■ **EXERCISE MATERIAL**
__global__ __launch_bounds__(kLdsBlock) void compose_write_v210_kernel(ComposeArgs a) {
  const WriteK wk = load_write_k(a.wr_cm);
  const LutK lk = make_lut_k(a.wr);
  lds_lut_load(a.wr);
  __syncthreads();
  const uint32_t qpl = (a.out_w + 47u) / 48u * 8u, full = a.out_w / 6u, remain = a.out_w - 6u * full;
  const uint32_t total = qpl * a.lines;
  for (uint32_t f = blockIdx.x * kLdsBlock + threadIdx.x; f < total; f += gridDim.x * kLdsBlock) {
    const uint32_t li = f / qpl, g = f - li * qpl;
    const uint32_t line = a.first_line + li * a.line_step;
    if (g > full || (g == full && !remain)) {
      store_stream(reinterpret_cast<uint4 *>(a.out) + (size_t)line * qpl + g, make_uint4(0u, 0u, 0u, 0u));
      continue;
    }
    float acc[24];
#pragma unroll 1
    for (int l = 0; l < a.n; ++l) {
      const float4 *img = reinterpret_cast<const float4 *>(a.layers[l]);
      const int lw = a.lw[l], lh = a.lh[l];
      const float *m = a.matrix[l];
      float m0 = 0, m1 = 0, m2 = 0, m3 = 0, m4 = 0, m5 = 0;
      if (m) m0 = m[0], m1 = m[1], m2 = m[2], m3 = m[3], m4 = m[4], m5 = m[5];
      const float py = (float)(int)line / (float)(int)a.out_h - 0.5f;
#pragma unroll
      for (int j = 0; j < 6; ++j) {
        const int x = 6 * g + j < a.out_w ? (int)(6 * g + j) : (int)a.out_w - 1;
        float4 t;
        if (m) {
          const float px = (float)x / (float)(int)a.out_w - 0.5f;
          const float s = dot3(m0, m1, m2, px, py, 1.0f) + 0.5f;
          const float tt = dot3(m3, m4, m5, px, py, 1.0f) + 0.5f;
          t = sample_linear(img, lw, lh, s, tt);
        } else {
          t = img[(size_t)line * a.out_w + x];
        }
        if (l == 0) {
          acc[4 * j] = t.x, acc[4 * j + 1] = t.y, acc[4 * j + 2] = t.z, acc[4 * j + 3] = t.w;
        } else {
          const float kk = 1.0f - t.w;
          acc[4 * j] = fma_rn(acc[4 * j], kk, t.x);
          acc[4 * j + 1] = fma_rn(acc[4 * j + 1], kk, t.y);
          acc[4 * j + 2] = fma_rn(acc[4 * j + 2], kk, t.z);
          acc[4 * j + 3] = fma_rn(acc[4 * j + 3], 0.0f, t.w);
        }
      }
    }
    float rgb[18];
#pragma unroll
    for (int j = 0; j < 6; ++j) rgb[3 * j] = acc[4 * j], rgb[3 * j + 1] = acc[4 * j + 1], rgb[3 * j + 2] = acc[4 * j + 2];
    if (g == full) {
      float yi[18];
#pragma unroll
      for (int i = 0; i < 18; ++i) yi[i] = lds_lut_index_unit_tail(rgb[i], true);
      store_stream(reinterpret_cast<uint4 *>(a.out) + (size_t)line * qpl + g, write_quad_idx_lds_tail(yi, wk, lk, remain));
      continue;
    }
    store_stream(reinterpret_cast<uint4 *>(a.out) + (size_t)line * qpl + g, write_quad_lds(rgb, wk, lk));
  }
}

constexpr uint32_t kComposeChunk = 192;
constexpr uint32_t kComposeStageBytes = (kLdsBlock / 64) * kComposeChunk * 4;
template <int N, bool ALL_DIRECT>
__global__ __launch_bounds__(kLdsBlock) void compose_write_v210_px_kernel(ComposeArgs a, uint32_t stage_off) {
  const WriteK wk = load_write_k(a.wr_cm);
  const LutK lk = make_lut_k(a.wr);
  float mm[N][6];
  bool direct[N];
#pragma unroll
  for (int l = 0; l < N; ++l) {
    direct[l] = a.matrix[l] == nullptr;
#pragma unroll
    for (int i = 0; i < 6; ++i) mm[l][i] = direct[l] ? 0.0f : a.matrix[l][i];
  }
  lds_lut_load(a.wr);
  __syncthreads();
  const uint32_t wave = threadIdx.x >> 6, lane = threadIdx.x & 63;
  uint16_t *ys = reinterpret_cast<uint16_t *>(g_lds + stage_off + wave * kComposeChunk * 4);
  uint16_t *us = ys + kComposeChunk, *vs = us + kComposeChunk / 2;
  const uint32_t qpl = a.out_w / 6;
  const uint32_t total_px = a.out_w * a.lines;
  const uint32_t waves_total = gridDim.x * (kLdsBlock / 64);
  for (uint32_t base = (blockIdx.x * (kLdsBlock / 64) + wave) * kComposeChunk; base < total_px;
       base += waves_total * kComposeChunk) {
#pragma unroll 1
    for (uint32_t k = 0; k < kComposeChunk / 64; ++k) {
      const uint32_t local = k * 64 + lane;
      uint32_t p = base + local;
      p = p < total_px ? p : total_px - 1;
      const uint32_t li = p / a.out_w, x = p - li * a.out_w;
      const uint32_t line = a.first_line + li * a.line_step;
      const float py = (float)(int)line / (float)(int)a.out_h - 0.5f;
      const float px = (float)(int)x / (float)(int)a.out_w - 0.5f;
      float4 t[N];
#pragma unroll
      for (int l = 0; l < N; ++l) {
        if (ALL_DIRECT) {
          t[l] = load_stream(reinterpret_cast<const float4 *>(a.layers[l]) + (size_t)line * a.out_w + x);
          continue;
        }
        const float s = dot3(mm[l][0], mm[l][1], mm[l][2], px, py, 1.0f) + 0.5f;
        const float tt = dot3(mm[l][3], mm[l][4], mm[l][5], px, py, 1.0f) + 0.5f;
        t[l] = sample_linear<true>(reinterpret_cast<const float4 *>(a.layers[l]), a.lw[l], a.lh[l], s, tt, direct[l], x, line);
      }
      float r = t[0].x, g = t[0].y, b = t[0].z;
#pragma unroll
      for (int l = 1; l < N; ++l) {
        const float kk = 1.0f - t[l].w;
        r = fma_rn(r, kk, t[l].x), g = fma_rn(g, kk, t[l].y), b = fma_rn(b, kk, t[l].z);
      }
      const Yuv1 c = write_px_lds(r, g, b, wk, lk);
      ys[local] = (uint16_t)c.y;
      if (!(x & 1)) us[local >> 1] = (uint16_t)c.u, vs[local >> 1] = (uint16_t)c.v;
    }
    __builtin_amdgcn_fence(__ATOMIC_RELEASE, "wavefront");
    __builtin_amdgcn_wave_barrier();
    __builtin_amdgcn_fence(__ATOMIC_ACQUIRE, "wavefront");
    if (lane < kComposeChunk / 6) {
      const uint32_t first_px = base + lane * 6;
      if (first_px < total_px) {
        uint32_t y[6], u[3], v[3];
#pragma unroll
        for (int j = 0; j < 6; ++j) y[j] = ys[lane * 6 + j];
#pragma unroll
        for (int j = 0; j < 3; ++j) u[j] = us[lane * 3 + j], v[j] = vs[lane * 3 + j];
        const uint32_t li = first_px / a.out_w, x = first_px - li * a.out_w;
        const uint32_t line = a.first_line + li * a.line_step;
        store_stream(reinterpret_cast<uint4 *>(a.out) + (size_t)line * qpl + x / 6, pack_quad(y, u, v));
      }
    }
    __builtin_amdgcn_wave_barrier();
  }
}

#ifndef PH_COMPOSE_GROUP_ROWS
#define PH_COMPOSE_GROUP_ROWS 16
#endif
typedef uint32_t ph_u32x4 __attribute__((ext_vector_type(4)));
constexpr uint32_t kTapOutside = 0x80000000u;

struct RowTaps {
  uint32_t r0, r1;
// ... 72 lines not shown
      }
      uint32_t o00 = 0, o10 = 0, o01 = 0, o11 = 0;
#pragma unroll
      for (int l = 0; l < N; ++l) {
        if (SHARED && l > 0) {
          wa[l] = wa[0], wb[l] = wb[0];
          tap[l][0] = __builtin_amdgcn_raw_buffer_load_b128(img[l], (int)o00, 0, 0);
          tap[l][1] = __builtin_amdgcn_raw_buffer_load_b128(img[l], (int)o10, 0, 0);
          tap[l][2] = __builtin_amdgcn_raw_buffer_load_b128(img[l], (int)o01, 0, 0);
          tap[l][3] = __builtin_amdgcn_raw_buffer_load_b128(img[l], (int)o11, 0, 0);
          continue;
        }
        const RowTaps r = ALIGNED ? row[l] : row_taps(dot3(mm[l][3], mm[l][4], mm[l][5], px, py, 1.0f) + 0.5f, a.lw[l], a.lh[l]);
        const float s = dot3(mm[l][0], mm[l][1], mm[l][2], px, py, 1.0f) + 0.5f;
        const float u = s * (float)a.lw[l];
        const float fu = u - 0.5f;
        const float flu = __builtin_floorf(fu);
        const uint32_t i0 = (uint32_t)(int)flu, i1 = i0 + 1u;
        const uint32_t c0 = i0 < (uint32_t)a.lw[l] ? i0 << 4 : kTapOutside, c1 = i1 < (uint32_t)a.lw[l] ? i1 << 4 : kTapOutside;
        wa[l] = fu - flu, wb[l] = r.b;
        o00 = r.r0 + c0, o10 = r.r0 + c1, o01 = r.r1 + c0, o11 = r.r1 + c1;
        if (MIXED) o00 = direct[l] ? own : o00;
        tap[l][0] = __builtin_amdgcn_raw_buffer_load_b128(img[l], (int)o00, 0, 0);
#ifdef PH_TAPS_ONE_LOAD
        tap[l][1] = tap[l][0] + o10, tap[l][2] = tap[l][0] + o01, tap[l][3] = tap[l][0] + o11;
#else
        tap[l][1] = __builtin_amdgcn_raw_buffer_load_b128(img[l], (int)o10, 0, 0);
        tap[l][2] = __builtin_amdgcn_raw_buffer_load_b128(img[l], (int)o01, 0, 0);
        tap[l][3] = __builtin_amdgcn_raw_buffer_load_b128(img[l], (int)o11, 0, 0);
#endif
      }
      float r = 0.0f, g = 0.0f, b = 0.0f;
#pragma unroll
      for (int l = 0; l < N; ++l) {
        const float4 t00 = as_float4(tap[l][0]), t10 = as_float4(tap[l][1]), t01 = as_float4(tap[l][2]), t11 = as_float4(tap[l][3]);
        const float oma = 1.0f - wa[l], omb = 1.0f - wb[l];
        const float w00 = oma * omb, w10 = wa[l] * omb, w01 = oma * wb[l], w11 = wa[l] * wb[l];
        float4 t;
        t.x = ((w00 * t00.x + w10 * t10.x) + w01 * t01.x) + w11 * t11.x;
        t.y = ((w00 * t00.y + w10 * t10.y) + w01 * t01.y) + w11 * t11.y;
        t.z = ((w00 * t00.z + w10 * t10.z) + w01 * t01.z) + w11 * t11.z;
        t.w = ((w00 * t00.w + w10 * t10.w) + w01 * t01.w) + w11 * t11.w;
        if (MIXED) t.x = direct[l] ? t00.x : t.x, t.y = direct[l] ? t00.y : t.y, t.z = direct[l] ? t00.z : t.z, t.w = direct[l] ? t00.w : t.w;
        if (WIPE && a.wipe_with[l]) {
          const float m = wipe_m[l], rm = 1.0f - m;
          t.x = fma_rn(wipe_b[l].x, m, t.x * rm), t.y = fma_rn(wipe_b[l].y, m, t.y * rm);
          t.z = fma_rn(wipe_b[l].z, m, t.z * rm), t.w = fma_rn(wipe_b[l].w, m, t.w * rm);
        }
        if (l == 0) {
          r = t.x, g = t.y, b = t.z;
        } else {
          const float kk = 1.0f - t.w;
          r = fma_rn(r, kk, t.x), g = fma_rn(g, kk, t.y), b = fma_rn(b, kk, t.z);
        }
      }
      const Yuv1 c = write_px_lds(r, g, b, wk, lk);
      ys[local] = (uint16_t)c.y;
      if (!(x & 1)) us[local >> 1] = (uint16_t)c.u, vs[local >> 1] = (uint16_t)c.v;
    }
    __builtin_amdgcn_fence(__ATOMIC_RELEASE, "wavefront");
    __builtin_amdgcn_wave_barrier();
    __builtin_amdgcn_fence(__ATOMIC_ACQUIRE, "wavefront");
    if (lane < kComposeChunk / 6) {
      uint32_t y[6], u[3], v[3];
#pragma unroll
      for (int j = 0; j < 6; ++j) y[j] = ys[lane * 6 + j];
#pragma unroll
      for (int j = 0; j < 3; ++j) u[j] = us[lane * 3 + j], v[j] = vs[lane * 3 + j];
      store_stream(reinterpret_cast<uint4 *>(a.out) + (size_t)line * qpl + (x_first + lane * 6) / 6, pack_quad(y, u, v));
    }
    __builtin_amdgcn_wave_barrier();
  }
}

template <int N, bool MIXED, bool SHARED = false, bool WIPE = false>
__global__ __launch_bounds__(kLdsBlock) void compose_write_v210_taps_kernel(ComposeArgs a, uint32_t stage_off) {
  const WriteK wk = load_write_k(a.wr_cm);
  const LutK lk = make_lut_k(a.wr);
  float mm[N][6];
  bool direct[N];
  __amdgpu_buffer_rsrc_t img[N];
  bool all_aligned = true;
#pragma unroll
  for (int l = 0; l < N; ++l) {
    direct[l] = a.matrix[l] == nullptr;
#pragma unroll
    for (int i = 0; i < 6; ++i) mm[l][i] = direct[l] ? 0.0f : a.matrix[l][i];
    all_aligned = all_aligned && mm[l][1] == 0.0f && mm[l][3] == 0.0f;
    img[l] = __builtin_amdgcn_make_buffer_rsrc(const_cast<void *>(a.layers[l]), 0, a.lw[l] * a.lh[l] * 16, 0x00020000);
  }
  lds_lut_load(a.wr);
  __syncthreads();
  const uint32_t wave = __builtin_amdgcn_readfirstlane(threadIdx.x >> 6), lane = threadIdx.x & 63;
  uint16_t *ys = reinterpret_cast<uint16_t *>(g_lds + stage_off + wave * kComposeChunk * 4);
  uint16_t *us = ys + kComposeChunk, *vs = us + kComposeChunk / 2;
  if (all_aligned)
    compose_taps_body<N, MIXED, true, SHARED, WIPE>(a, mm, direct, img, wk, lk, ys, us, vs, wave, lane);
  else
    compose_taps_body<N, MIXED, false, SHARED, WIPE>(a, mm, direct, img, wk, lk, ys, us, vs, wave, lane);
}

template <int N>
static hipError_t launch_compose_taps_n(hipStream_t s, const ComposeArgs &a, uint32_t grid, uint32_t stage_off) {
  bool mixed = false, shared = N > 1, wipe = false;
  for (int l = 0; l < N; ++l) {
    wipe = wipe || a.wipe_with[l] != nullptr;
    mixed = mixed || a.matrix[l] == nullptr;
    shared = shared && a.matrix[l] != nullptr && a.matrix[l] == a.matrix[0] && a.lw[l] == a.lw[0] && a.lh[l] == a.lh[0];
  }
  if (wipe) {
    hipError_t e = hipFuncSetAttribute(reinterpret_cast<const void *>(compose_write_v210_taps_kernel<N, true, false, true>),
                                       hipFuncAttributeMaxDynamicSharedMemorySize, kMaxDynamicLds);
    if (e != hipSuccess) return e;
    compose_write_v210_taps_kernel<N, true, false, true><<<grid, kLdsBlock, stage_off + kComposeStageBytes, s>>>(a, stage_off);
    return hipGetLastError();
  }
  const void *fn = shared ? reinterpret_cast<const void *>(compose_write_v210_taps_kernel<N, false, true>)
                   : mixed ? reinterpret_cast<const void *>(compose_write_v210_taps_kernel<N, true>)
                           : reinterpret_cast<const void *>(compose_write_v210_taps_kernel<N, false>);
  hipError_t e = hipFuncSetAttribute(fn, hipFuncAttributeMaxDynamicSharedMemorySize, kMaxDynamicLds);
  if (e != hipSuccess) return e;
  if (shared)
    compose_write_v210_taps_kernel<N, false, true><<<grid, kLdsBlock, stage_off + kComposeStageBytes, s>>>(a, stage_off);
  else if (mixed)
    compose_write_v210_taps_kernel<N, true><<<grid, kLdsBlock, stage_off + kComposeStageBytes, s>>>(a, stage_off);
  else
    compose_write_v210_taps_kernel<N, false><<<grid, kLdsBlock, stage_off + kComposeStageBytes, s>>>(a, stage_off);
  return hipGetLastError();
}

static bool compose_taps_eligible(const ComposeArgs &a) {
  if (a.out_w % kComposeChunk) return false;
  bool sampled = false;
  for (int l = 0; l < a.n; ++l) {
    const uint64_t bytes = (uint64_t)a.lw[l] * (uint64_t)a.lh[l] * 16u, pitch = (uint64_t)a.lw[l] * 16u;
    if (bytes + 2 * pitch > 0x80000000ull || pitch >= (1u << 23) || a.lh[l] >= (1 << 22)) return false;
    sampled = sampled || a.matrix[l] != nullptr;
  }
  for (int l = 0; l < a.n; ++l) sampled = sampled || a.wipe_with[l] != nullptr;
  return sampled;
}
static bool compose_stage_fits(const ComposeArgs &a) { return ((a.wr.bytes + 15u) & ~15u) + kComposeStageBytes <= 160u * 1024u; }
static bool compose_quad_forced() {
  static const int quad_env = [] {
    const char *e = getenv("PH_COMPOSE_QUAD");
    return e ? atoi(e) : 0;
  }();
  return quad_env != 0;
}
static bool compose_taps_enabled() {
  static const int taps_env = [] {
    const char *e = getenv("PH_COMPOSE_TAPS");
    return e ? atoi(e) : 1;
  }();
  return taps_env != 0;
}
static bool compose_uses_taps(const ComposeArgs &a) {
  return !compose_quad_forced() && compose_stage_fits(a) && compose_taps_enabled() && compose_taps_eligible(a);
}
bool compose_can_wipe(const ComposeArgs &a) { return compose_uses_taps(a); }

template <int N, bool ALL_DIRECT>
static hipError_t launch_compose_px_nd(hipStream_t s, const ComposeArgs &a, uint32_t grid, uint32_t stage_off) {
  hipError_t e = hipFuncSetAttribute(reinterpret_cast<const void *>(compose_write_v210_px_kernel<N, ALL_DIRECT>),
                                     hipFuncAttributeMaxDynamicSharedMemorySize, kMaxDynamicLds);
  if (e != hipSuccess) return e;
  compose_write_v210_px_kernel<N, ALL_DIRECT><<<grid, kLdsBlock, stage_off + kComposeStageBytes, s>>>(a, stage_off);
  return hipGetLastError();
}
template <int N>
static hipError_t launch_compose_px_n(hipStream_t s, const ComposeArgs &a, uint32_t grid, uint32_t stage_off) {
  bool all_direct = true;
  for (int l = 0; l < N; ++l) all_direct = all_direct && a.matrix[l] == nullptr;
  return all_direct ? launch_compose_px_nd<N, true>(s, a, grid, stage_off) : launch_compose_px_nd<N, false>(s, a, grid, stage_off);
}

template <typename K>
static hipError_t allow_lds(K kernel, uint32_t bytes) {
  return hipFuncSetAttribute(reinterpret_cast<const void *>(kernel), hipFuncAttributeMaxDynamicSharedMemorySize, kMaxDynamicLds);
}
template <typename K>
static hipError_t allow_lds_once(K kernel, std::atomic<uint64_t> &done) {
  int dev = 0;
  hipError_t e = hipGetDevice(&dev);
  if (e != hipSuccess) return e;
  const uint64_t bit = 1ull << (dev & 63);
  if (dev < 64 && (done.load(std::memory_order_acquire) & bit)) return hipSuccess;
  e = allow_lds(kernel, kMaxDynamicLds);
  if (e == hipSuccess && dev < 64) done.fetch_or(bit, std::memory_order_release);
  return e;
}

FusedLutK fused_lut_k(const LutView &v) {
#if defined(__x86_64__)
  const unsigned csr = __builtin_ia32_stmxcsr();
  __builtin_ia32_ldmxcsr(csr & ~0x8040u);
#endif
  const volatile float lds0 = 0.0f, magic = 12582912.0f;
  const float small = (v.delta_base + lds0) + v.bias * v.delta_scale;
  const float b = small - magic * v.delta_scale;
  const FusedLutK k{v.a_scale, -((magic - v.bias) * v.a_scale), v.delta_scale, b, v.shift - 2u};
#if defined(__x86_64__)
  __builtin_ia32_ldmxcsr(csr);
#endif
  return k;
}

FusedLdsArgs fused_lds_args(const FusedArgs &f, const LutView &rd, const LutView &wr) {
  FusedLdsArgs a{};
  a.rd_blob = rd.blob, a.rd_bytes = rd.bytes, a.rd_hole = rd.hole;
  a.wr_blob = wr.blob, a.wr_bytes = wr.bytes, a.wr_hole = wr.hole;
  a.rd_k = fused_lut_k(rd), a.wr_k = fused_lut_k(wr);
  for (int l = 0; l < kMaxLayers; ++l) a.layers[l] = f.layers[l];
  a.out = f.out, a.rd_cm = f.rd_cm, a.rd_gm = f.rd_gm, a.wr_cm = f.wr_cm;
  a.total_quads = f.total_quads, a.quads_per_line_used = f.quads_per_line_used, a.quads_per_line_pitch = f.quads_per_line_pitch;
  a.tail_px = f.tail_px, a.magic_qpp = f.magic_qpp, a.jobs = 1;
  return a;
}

---

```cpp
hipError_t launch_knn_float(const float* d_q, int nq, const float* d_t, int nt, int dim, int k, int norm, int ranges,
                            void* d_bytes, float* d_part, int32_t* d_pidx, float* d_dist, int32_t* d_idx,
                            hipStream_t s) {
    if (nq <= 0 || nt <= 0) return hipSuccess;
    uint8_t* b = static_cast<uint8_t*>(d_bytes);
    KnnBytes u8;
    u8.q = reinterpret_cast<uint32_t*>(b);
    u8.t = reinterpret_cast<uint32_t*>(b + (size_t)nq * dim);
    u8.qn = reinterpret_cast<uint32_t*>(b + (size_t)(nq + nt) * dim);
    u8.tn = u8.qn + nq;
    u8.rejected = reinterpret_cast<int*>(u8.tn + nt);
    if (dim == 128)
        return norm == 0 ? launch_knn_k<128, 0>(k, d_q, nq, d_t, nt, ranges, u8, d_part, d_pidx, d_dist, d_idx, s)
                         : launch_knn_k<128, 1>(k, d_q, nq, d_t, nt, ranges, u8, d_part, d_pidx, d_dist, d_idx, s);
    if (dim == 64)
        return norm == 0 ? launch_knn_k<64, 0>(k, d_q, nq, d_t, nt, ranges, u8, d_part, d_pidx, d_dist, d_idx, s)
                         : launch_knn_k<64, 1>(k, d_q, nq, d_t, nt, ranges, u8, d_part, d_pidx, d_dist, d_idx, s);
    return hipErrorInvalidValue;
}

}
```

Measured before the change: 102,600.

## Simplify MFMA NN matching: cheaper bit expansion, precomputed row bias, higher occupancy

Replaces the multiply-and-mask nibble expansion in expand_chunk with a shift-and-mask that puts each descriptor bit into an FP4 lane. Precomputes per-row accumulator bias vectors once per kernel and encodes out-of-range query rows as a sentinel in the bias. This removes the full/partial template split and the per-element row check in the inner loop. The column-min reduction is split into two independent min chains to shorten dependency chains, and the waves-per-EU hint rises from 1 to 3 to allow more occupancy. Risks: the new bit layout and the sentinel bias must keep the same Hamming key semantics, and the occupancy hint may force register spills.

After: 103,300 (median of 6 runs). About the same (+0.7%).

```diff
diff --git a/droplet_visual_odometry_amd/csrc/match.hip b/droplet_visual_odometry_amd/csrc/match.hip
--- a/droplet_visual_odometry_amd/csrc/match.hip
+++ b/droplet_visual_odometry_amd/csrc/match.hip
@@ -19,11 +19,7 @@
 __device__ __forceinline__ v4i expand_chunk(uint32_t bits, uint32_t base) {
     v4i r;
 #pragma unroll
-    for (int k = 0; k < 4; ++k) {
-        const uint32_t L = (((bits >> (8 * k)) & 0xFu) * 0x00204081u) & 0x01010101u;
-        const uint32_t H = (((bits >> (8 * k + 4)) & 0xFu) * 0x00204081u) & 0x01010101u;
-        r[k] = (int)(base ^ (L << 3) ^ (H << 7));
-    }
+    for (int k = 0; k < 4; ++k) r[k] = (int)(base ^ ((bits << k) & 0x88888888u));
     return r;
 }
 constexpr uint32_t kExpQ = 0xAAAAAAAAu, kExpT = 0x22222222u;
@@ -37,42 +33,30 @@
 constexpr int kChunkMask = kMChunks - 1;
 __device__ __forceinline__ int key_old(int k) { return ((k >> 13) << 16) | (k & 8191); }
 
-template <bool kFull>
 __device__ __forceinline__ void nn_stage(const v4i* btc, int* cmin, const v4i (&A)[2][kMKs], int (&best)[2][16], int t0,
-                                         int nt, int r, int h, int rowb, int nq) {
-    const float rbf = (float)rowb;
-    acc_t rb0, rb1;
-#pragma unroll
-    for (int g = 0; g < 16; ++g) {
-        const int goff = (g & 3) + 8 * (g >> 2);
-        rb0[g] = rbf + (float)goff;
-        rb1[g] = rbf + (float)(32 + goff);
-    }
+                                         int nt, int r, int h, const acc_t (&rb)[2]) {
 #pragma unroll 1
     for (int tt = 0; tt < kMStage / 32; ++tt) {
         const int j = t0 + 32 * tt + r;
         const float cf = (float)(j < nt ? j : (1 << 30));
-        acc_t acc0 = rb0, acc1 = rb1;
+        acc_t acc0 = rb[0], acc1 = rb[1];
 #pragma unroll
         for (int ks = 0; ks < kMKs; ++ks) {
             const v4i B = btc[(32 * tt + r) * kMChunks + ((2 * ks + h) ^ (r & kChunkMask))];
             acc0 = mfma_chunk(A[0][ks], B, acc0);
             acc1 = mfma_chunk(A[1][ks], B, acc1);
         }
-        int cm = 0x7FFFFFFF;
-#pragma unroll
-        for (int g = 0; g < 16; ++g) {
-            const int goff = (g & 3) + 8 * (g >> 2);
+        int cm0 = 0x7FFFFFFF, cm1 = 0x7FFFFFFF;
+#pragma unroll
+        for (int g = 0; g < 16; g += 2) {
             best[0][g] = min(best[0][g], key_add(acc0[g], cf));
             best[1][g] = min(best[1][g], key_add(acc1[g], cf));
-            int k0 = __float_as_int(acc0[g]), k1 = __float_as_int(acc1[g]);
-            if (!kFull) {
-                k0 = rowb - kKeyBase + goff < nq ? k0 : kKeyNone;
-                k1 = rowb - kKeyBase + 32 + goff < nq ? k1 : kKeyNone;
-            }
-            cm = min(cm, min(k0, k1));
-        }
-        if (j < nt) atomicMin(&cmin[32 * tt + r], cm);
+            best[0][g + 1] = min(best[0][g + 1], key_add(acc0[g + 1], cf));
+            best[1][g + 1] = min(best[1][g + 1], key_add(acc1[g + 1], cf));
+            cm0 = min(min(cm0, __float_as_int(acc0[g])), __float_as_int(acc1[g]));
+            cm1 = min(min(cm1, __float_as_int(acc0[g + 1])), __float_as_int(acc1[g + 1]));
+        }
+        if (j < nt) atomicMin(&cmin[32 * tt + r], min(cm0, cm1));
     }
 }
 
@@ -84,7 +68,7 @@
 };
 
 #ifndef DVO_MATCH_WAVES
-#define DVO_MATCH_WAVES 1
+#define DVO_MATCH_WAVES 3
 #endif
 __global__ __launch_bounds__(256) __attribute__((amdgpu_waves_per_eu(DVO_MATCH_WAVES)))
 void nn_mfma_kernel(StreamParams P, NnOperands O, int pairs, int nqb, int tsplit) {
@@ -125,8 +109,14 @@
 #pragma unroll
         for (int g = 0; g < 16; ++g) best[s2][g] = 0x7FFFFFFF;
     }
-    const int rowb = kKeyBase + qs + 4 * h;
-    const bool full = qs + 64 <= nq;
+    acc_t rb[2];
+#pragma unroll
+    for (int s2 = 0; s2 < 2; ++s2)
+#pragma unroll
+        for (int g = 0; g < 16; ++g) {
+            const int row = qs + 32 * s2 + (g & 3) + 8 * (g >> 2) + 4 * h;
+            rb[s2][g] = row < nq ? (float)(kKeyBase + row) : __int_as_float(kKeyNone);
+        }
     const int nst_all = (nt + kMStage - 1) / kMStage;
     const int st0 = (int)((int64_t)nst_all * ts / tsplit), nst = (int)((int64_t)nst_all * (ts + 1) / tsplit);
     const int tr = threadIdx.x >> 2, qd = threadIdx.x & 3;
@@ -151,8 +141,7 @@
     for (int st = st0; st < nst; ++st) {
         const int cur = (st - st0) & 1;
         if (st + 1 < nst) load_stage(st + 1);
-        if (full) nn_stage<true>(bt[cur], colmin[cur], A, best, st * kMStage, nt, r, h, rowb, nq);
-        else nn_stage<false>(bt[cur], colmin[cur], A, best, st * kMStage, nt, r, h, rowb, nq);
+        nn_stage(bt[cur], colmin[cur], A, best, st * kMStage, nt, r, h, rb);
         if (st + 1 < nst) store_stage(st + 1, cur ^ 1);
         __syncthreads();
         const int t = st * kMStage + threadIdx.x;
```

■ **EXERCISE DETAILS**
Pull every line holding "hipSuccess" out of the records.

■ **EXERCISE ANSWER**
    if (e != hipSuccess) return e;
  if (e != hipSuccess) return e;
  if (e != hipSuccess) return e;
  if (e != hipSuccess) return e;
  if (dev < 64 && (done.load(std::memory_order_acquire) & bit)) return hipSuccess;
  if (e == hipSuccess && dev < 64) done.fetch_or(bit, std::memory_order_release);
    if (nq <= 0 || nt <= 0) return hipSuccess;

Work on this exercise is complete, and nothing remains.